[TO DO]: Reproduce exactly the lines below from the one containing "float* probs; long probs_bstride;" through the one containing "bool a2s_beam_args_ok(const a2s_beam_args&", including both, and nothing else.
--- EXERCISE MATERIAL Enclosed Below ---
size_t a2s_note_step_fused_head_floats(void);
size_t a2s_note_step_workspace_floats_impl(int H, int E);
int a2s_dec_mid_launches(void);
bool a2s_dec_step_fusable(int R, int H, int E, int V, const void* const* ptrs, int nptrs, const float* ws, size_t ws_floats, bool greedy = false);
int a2s_note_step_fused_fwd(hipStream_t st, const a2s_note_dec_args& a, int si, int so, int sv, int sv_next, int t, const int* t_base, int tf, bool last,
    int nrows, const int* rowmap, const a2s_attn_deferred* defer = nullptr);
int a2s_note_step_fused_bwd_prepare(hipStream_t st, const a2s_note_dec_bwd_args& a);
int a2s_note_step_fused_bwd(hipStream_t st, const a2s_note_dec_bwd_args& a, int s, const float* dh_in, float* dh_out, const a2s_attn_rows* rows,
    int nrows, const int* rowmap);
bool a2s_note_step_mid_ok(int H, int E, const void* const* ptrs, int nptrs);
int a2s_note_step_mid_gru(hipStream_t st, const a2s_note_dec_args& a, int si, int so, int sv, int sv_next, int nrows, const int* rowmap);
bool a2s_note_step_mid_bwd_ok(const a2s_note_dec_bwd_args& a);
int a2s_note_step_mid_bwd(hipStream_t st, const a2s_note_dec_bwd_args& a, int s, float* dh_out, int nrows, const int* rowmap);
int a2s_note_step_mid_bwd_query(hipStream_t st, const a2s_note_dec_bwd_args& a, int s, float* dh_out, int nrows, const int* rowmap);

bool a2s_grammar_ref_ok(const a2s_grammar_ref& g, int R, int V);
int a2s_grammar_argmax_rows_impl(hipStream_t st, const float* x, long ldx, float* y, long ldy, const signed char* next, int n_states, int* row_state,
    int* choice_out, int R, int V);
int a2s_grammar_step_finalize_impl(hipStream_t st, const StepFinArgs& a, const a2s_grammar_ref& g);
int a2s_grammar_launches_impl(void);

int a2s_attn_align_rows_impl(hipStream_t st, const float* attw, long ldw, int R, int T, int* peak_out, float* weight_out, float* centroid_out,
    long out_stride, const int* n_done = nullptr, int n_rows_total = 0);
int a2s_align_launches_impl(void);
int a2s_note_decoder_fwd_align_impl(hipStream_t st, const a2s_note_dec_args& a, const a2s_align_args& g, int* steps_done);

int a2s_render_notes_impl(hipStream_t st, const int* programs, int rows_per_clip, int n_samples, float* wave, long wave_bstride, int B);
int a2s_render_launches_impl(void);

int a2s_transpose_targets_impl(hipStream_t st, const int* new_key, const int* interval, const int* token_map, int n_rows, int V, const int* semitones,
    const float* detune, long long* key, long long* upper, long long* lower, int bars, int U, int L, int bins_per_semitone, float* eff_bins, int* counters,
    int B);
int a2s_shift_bins_impl(hipStream_t st, const float* x, float* y, const float* eff_bins, int B, int rows, int F);
int a2s_augment_launches_impl(void);

int a2s_tempo_plan_impl(hipStream_t st, const float* x, int B, int rows, int F, const float* u, float R, int min_frames, int* content, int* step,
    int* counters);
int a2s_stretch_frames_impl(hipStream_t st, const float* x, float* y, const int* step, int B, int rows, int F);
int a2s_tempo_launches_impl(void);

struct BeamStepArgs {
    const float* logits; long ldl;
    const float* emb;
    float* xnext; long ldx;
    float* h; int h_cols;
    float* q; int q_cols;
    const signed char* next; int n_states; int* row_state;
    float* score; int* finished; int* done_count;
    int* token_hist; int* parent_hist; float* score_hist;
    float* probs_scratch;
    int* n_done; int* steps_exec;
    int B, K, V, E, t, max_t, eos_id, pad_id;
};
struct BeamBackArgs {
    const float* score; const int* token_hist; const int* parent_hist; const float* probs_scratch;
    float* probs; long probs_bstride;
    int* ids_out; long ids_bstride; long long* lengths_out; float* score_out;
    const int* steps_exec;
    float alpha;
    int B, K, V, max_t, eos_id, pad_id;
};
bool a2s_beam_args_ok(const a2s_beam_args& g, int R, int n_clips, int V);
int a2s_beam_init_impl(hipStream_t st, const a2s_beam_args& g, int* n_done, int B, int steps);
int a2s_beam_step_finalize_impl(hipStream_t st, const BeamStepArgs& a);
int a2s_beam_backtrack_impl(hipStream_t st, const BeamBackArgs& a);
int a2s_beam_launches_impl(void);
int a2s_note_decoder_fwd_beam_impl(hipStream_t st, const a2s_note_dec_args& a, const a2s_beam_args& g, int* steps_done);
--- End of Enclosed EXERCISE MATERIAL ---
[RESPONSE TO THE TASK]:
    float* probs; long probs_bstride;
    int* ids_out; long ids_bstride; long long* lengths_out; float* score_out;
    const int* steps_exec;
    float alpha;
    int B, K, V, max_t, eos_id, pad_id;
};
bool a2s_beam_args_ok(const a2s_beam_args& g, int R, int n_clips, int V);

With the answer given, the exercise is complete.